The problem:
Go through the data below. Pull out every line that has the word "lines".

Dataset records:
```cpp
// ... 41 lines not shown
                e = e < ns1 - 1 ? e : ns1 - 1;
                const uint32_t row = (uint32_t)__shfl((int)srow, e);
                const uint32_t* src = reinterpret_cast<const uint32_t*>(a.low) + (int64_t)row * lstride4 + t;
                if (MASKED)
                    lw[u] = valid ? *src : 0u;
                else
                    lw[u] = *src;
            }
            const int e = base + erow;
            const int ec = e < ns1 - 1 ? e : ns1 - 1;
            const uint32_t row = (uint32_t)__shfl((int)srow, ec);
            const int t6 = __shfl(st6, ec);
            const float2 sr = a.ar[row];
            int T[U];
#pragma unroll
            for (int u = 0; u < U; ++u) {
                uint32_t c[4];
                code8_unpack_low(lw[u], c);
                int hi = 0, lo = 0;
#pragma unroll
                for (int j = 0; j < 4; ++j) {
                    hi = __builtin_amdgcn_sdot4((int)c[j], qh[j], hi, false);
                    lo = __builtin_amdgcn_sdot4((int)c[j], ql[j], lo, false);
                }
                T[u] = hi * 256 + lo;
            }
            epilogue(t6 + code8_reduce<G, U>(T, t), sr, __ballot(t < U && e < ns1), row);
        }
        ns1 = 0;
    };
    auto stage1 = [&](int t6, float2 sr, uint64_t mine, int64_t r) __attribute__((always_inline)) {
        const int tl = (t6 > INT_MIN + n3 ? t6 : INT_MIN + n3) - n3;
        const float su = ((float)(t6 + p3) * qstep) * sr.x;
        const float sl = ((float)tl * qstep) * sr.x;
        float m = fmaf(alpha, sr.y, beta);
        m = fmaf(fmaxf(fabsf(su), fabsf(sl)) + m, 2.4e-7f, m);
        const float ub = su + m;
        uint64_t pass = __ballot(!(ub < floor)) & mine;
        while (pass) {
            const int src = __ffsll((long long)pass) - 1;
            pass &= pass - 1;
            const uint32_t v = (uint32_t)__builtin_amdgcn_readlane((int)r, src);
            const int w = __builtin_amdgcn_readlane(t6, src);
            if (lane == ns1) {
                srow = v;
                st6 = w;
            }
            if (++ns1 == kWave) refine();
        }
    };

    const int64_t nwaves_total = (int64_t)gridDim.x * kScanWaves;
    const int64_t gw = (int64_t)blockIdx.x * kScanWaves + wave;
    __shared__ uint64_t sh[(kScanWaves - 1) * kWave];
    __shared__ float sfloor;

    if constexpr (FRONT) {
        constexpr int RPF = kWave / GF;
        constexpr int RBF = RPF * UF;
        const int tf = lane % GF;
        const int gf = lane / GF;
        const bool validf = !MASKED || tf * 32 < a.d;
        constexpr int NC = QUAD ? kCode8QuadChunks : 1;
        typedef typename Code8Narrow<QUAD>::type narrow_t;
        i32x4 fh[NC][2], fl[NC][2];
#pragma unroll
        for (int s = 0; s < NC; ++s) {
#pragma unroll
            for (int i = 0; i < 2; ++i) {
                fh[s][i] = i32x4{0, 0, 0, 0};
                fl[s][i] = i32x4{0, 0, 0, 0};
                if (validf) {
                    fh[s][i] = *reinterpret_cast<const i32x4*>(a.qhi + (tf * NC + s) * 32 + 16 * i);
                    fl[s][i] = *reinterpret_cast<const i32x4*>(a.qlo + (tf * NC + s) * 32 + 16 * i);
                }
            }
        }
        int uef = 0;
#pragma unroll
        for (int m = 1, h = UF / 2; m < UF; m <<= 1, h >>= 1) uef += (tf & m) ? h : 0;
        const int erowf = uef * RPF + gf;
        const uint64_t elanesf = __ballot(tf < UF);

        if (blockIdx.x == 0 && threadIdx.x == 0) {
            const unsigned int calls = atomicAdd(a.front_calls, 1u);
            const unsigned long long sum = atomicAdd(a.front_survivors, 0ull);
            if (a.front_msum) {
                *a.front_msum = sum;
                *a.front_mcalls = calls;
            }
        }

        auto scores0 = [&](const i32x4 (&xw)[UF][NC], const narrow_t (&xn)[UF], int (&T)[UF]) {
#pragma unroll
            for (int u = 0; u < UF; ++u) {
                int hi = 0, lo = 0;
#pragma unroll
                for (int s = 0; s < NC; ++s) {
                    const uint32_t f[5] = {(uint32_t)xw[u][s].x, (uint32_t)xw[u][s].y, (uint32_t)xw[u][s].z, (uint32_t)xw[u][s].w,
                                           (uint32_t)Code8Narrow<QUAD>::part(xn[u], s)};
                    uint32_t c[8];
                    code8_front_unpack_chunk(f, c);
#pragma unroll
                    for (int j = 0; j < 8; ++j) {
                        hi = __builtin_amdgcn_sdot4((int)c[j], fh[s][j >> 2][j & 3], hi, false);
                        lo = __builtin_amdgcn_sdot4((int)c[j], fl[s][j >> 2][j & 3], lo, false);
                    }
// ... 22 lines not shown
                    else
                        x[u] = *src;
                }
                const int e = base + erow;
                const int ec = e < ns0 - 1 ? e : ns0 - 1;
                const uint32_t row = (uint32_t)__shfl((int)s0row, ec);
                const float2 sr = a.ar[row];
#if defined(MVDB_CODE8_ABLATE_GATHER) && MVDB_CODE8_ABLATE_GATHER == 3
#pragma unroll
                for (int u = 0; u < U; ++u) asm volatile("" ::"v"(x[u].x), "v"(x[u].y), "v"(x[u].z));
                asm volatile("" ::"v"(sr.x), "v"(sr.y));
                continue;
#endif
                int T[U];
                scores(x, T);
                stage1(code8_reduce<G, U>(T, t), sr, __ballot(t < U && e < ns0), row);
            }
            ns0 = 0;
        };
        int st5 = 0;
        float sta = 0.f, str = 0.f;
        auto lift_load = [&](int base) __attribute__((always_inline)) {
            int e = base + gf;
            e = e < ns0 - 1 ? e : ns0 - 1;
            const uint32_t row = (uint32_t)__shfl((int)s0row, e);
            const narrow_t* src = reinterpret_cast<const narrow_t*>(a.bit2 + (int64_t)row * code8_bit2_stride(a.d) + tf * (NC * 4));
            if (MASKED) return validf ? *src : narrow_t{};
            return *src;
        };
        auto lift_use = [&](const narrow_t& w, int base) __attribute__((always_inline)) {
            int hi = 0, lo = 0;
#pragma unroll
            for (int s = 0; s < NC; ++s) {
                const uint32_t word = (uint32_t)Code8Narrow<QUAD>::part(w, s);
#pragma unroll
                for (int j = 0; j < 8; ++j) {
                    const int b2 = (int)code8_bit2_spread(word, j);
                    hi = __builtin_amdgcn_sdot4(b2, fh[s][j >> 2][j & 3], hi, false);
                    lo = __builtin_amdgcn_sdot4(b2, fl[s][j >> 2][j & 3], lo, false);
                }
            }
            int T[1] = {hi * 256 + lo};
            const int tot = code8_reduce<GF, 1>(T, tf);
            const int e = base + gf;
            const int ec = e < ns0 - 1 ? e : ns0 - 1;
            const uint32_t row = (uint32_t)__shfl((int)s0row, ec);
            const int t5 = __shfl(st5, ec);
            const float2 sr = make_float2(__shfl(sta, ec), __shfl(str, ec));
            stage1(t5 + 4 * tot, sr, __ballot(tf == 0 && e < ns0), row);
        };
        auto drain0 = [&]() __attribute__((always_inline)) {
            constexpr int UL = 4;
            nfront += (unsigned long long)ns0;
            for (int base = 0; base < ns0; base += UL * RPF) {
                narrow_t w[UL];
#pragma unroll
                for (int u = 0; u < UL; ++u) w[u] = lift_load(base + u * RPF);
#pragma unroll 1
                for (int at = base; at < ns0 && at < base + UL * RPF; at += RPF) {
                    lift_use(w[0], at);
#pragma unroll
                    for (int u = 0; u + 1 < UL; ++u) w[u] = w[u + 1];
                }
            }
            ns0 = 0;
        };
        auto stage0 = [&](int t5, float2 sr, uint64_t mine, int64_t r) __attribute__((always_inline)) {
            const int tl = (t5 > INT_MIN + n7 ? t5 : INT_MIN + n7) - n7;
            const float su = ((float)(t5 + p7) * qstep) * sr.x;
            const float sl = ((float)tl * qstep) * sr.x;
            float m = fmaf(alpha, sr.y, beta);
            m = fmaf(fmaxf(fabsf(su), fabsf(sl)) + m, 2.4e-7f, m);
            const float ub = su + m;
            uint64_t pass = __ballot(!(ub < floor)) & mine;
            while (pass) {
                const int src = __ffsll((long long)pass) - 1;
                pass &= pass - 1;
                const uint32_t v = (uint32_t)__builtin_amdgcn_readlane((int)r, src);
                if constexpr (LIFT) {
                    const int w = __builtin_amdgcn_readlane(t5, src);
                    const float fa = __uint_as_float((uint32_t)__builtin_amdgcn_readlane((int)__float_as_uint(sr.x), src));
                    const float fr = __uint_as_float((uint32_t)__builtin_amdgcn_readlane((int)__float_as_uint(sr.y), src));
                    if (lane == ns0) {
                        s0row = v;
                        st5 = w;
                        sta = fa;
                        str = fr;
                    }
                    if (++ns0 == kWave) drain0();
                } else {
                    if (lane == ns0) s0row = v;
                    if (++ns0 == kWave) gather0();
                }
            }
        };

        const int nch = a.d / 32;
        const int64_t tile_bytes = (int64_t)RPF * code8_front_stride(a.d);
        const int64_t batch_bytes = (int64_t)UF * tile_bytes;
        constexpr int slab = QUAD ? kWave * 16 : 0;
        const int wide_off = QUAD ? lane * 16 : gf * 16 * nch + tf * 16;
        const int narrow_off = QUAD ? NC * slab + lane * 16 : RPF * 16 * nch + gf * 4 * nch + tf * 4;
        const int64_t nfull = a.n / RBF;
        auto load_tile = [&](const uint8_t* tile, i32x4 (&w)[NC], narrow_t& nr) __attribute__((always_inline)) {
            const narrow_t* ns = reinterpret_cast<const narrow_t*>(tile + narrow_off);
#pragma unroll
            for (int s = 0; s < NC; ++s) {
                const i32x4* ws = reinterpret_cast<const i32x4*>(tile + s * slab + wide_off);
                if (MASKED)
                    w[s] = validf ? __builtin_nontemporal_load(ws) : i32x4{0, 0, 0, 0};
                else
                    w[s] = __builtin_nontemporal_load(ws);
            }
#ifdef MVDB_CODE8_ABLATE
            nr = narrow_t{};
            (void)ns;
#else
            if (MASKED)
                nr = validf ? __builtin_nontemporal_load(ns) : narrow_t{};
            else
                nr = __builtin_nontemporal_load(ns);
#endif
        };
        auto load0 = [&](i32x4 (&xw)[UF][NC], narrow_t (&xn)[UF], float2& sr, int64_t b) {
            const uint8_t* base = a.front + b * batch_bytes;
#pragma unroll
            for (int u = 0; u < UF; ++u) load_tile(base + u * tile_bytes, xw[u], xn[u]);
            sr = a.ar[b * RBF + erowf];
        };
        int64_t b = gw;
        const bool head = b < nfull;
        i32x4 xw0[UF][NC];
        narrow_t xn0[UF];
        float2 sr0 = make_float2(0.f, 0.f);
        if (head) load0(xw0, xn0, sr0, b);
        floor = __uint_as_float((uint32_t)__builtin_amdgcn_readfirstlane(
            (int)__float_as_uint(code8_lists_floor(a.lists, a.nlists, a.k, sh, &sfloor, kScanWaves))));
        if (blockIdx.x == 0 && threadIdx.x == 0) *a.floor = floor;
        if (head) {
            int T[UF];
            scores0(xw0, xn0, T);
            stage0(code8_reduce<GF, UF>(T, tf), sr0, elanesf, b * RBF + erowf);
            b += nwaves_total;
        }
        for (; b < nfull; b += nwaves_total) {
            i32x4 xw[UF][NC];
            narrow_t xn[UF];
            float2 sr;
            load0(xw, xn, sr, b);
            int T[UF];
            scores0(xw, xn, T);
            stage0(code8_reduce<GF, UF>(T, tf), sr, elanesf, b * RBF + erowf);
        }
        if (nfull * RBF < a.n && nfull % nwaves_total == gw) {
            const int64_t last = a.n - 1;
            const int64_t last_tile = last / RPF;
            i32x4 xw[UF][NC];
            narrow_t xn[UF];
#pragma unroll
            for (int u = 0; u < UF; ++u) {
                int64_t tile = nfull * UF + u;
                tile = tile < last_tile ? tile : last_tile;
                load_tile(a.front + tile * tile_bytes, xw[u], xn[u]);
            }
            const int64_t r = nfull * RBF + erowf;
            const float2 sr = a.ar[r < last ? r : last];
            int T[UF];
            scores0(xw, xn, T);
            stage0(code8_reduce<GF, UF>(T, tf), sr, __ballot(tf < UF && r < a.n), r);
        }
        if constexpr (LIFT) {
            if (ns0) drain0();
        } else {
            if (ns0) gather0();
        }
        if (ns1) refine();
        if (nfront && lane == 0) atomicAdd(a.front_survivors, nfront);
        if (nrefined && lane == 0) atomicAdd(a.survivors, nrefined);
        if (nst) flush();
        return;
    }

    const int64_t nfull = a.n / RB;
    const int64_t batch_bytes = (int64_t)RB * a.hstride;
    const int64_t group_bytes = (int64_t)RPI * a.hstride;
    const int lane_off = g * a.hstride + t * 12;

    auto load = [&](i32x3 (&x)[U], float2& sr, int64_t b) {
        const uint8_t* base = a.high + b * batch_bytes + lane_off;
#pragma unroll
        for (int u = 0; u < U; ++u) {
            const i32x3* src = reinterpret_cast<const i32x3*>(base + u * group_bytes);
            if (MASKED)
                x[u] = valid ? __builtin_nontemporal_load(src) : i32x3{0, 0, 0};
            else
                x[u] = __builtin_nontemporal_load(src);
        }
        sr = a.ar[b * RB + erow];
    };
    int64_t b = gw;
    const bool head = b < nfull;
    i32x3 x0[U];
    float2 sr0 = make_float2(0.f, 0.f);
    if (head) load(x0, sr0, b);
    floor = __uint_as_float((uint32_t)__builtin_amdgcn_readfirstlane(
        (int)__float_as_uint(code8_lists_floor(a.lists, a.nlists, a.k, sh, &sfloor, kScanWaves))));
    if (blockIdx.x == 0 && threadIdx.x == 0) *a.floor = floor;
    if (head) {
        int T[U];
        scores(x0, T);
        stage1(code8_reduce<G, U>(T, t), sr0, elanes, b * RB + erow);
        b += nwaves_total;
    }
    for (; b < nfull; b += nwaves_total) {
        i32x3 x[U];
        float2 sr;
        load(x, sr, b);
        int T[U];
        scores(x, T);
        stage1(code8_reduce<G, U>(T, t), sr, elanes, b * RB + erow);
    }
    if (nfull * RB < a.n && nfull % nwaves_total == gw) {
        const int64_t last = a.n - 1;
        i32x3 x[U];
#pragma unroll
        for (int u = 0; u < U; ++u) {
            int64_t r = nfull * RB + (int64_t)u * RPI + g;
            r = r < last ? r : last;
            const i32x3* src = reinterpret_cast<const i32x3*>(a.high + r * (int64_t)a.hstride + t * 12);
            if (MASKED)
                x[u] = valid ? __builtin_nontemporal_load(src) : i32x3{0, 0, 0};
            else
// ... 344 lines not shown
```

minivectordb_amd/csrc/common.hpp:

```cpp
#pragma once
#include <hip/hip_runtime.h>
#include <hip/hip_ext.h>
#include <stdint.h>

#include <cstdarg>
#include <cstdio>
#include <cstdlib>
#include <cstring>
#include <mutex>
#include <string>
#include <type_traits>
#include <vector>

#include "../../include/mvdb.h"

namespace mvdb {

void set_error(const char* fmt, ...);
int fail(int code, const char* fmt, ...);

#define MVDB_HIP(expr)                                                                       \
    do {                                                                                     \
        hipError_t e__ = (expr);                                                             \
        if (e__ != hipSuccess)                                                               \
// ... 43 lines not shown
    else hipLaunchKernelGGL(kern, grid, block, lds, stream, args...);
}
void prof_symbol(const char* label, const char* fmt, ...);
template <typename Launch, typename... Sym>
int profiled_launch(const char* label, hipStream_t stream, Launch launch, Sym... symbol) {
    if constexpr (sizeof...(Sym) > 0) prof_symbol(label, symbol...);
    if constexpr (std::is_invocable_v<Launch, hipEvent_t>) {
        hipEvent_t start = nullptr, stop = nullptr;
        const int slot = prof_open(label, stream, &start, &stop);
        if (start) (void)hipEventRecord(start, stream);
        launch(stop);
        prof_close(slot, stream);
    } else {
        const int slot = prof_begin(label, stream);
        if constexpr (std::is_void_v<decltype(launch())>) launch();
        else MVDB_TRY(launch());
        prof_end(slot, stream);
    }
    MVDB_HIP(hipGetLastError());
    return 0;
}

inline int env_int(const char* name, int dflt) {
    const char* v = getenv(name);
    return v && *v ? atoi(v) : dflt;
}

struct Knobs {
    int scan_blocks_per_cu = 0;
    int mfma_blocks_per_cu = 0;
    int mfma_stage = 16;
    int mfma_ng2 = -1;
    int gemm_scan_min_nq = 104;
    int gemm_scan_blocks_per_cu = 2;
    int split_scan_min_nq = -1;
    bool disable_rescue = false;
    bool disable_tile_skip = false;
    int tile_flags_mode = -1;
    int tile_flag_min_tiles = 12288;
    bool disable_rerun_floor = false;
    int half_phase_growth = 0;
    int half_last_growth = 0;
    bool split_stats = false;
    bool disable_mfma_scan = false, disable_l2_mfma = false, disable_gemm_scan = false, disable_split_scan = false,
         disable_half_scan = false, disable_masked_batch = false,
         disable_l2_cert = false,
         disable_half_shadow = false;
    bool shadow_single_query = false;
    bool code8_single_query = true;
    long long code8_capacity = 32768;
    int code8_front_plane = 1;
    int code8_bit_plane = 1;
    int code8_front_u = 0;
    int range_shared = 0;
    int join_shared = 1;
    long long range_candidates = 0;
    long long distinct_table_bytes = 256ll << 20;
    long long maxsim_table_bytes = 2ll << 30;
    int maxsim_tokens_per_pass = 0;
    int assign_vectors_per_pass = 0;
    int examples_vectors_per_pass = 0;
    long long probe_table_bytes = 256ll << 20;
    int grouped_items_per_cu = 0;
    int grouped_min_batches = 4;
    long long compact_bytes = 512ll << 20;
    bool compact_inplace = true;
    int code8_seed_blocks = 0;
    int code8_seed_threads = 0;
    int code8_rescore_rows = 0;
};
Knobs read_knobs();
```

Exercise solution:
// ... 41 lines not shown
// ... 22 lines not shown
// ... 344 lines not shown
// ... 43 lines not shown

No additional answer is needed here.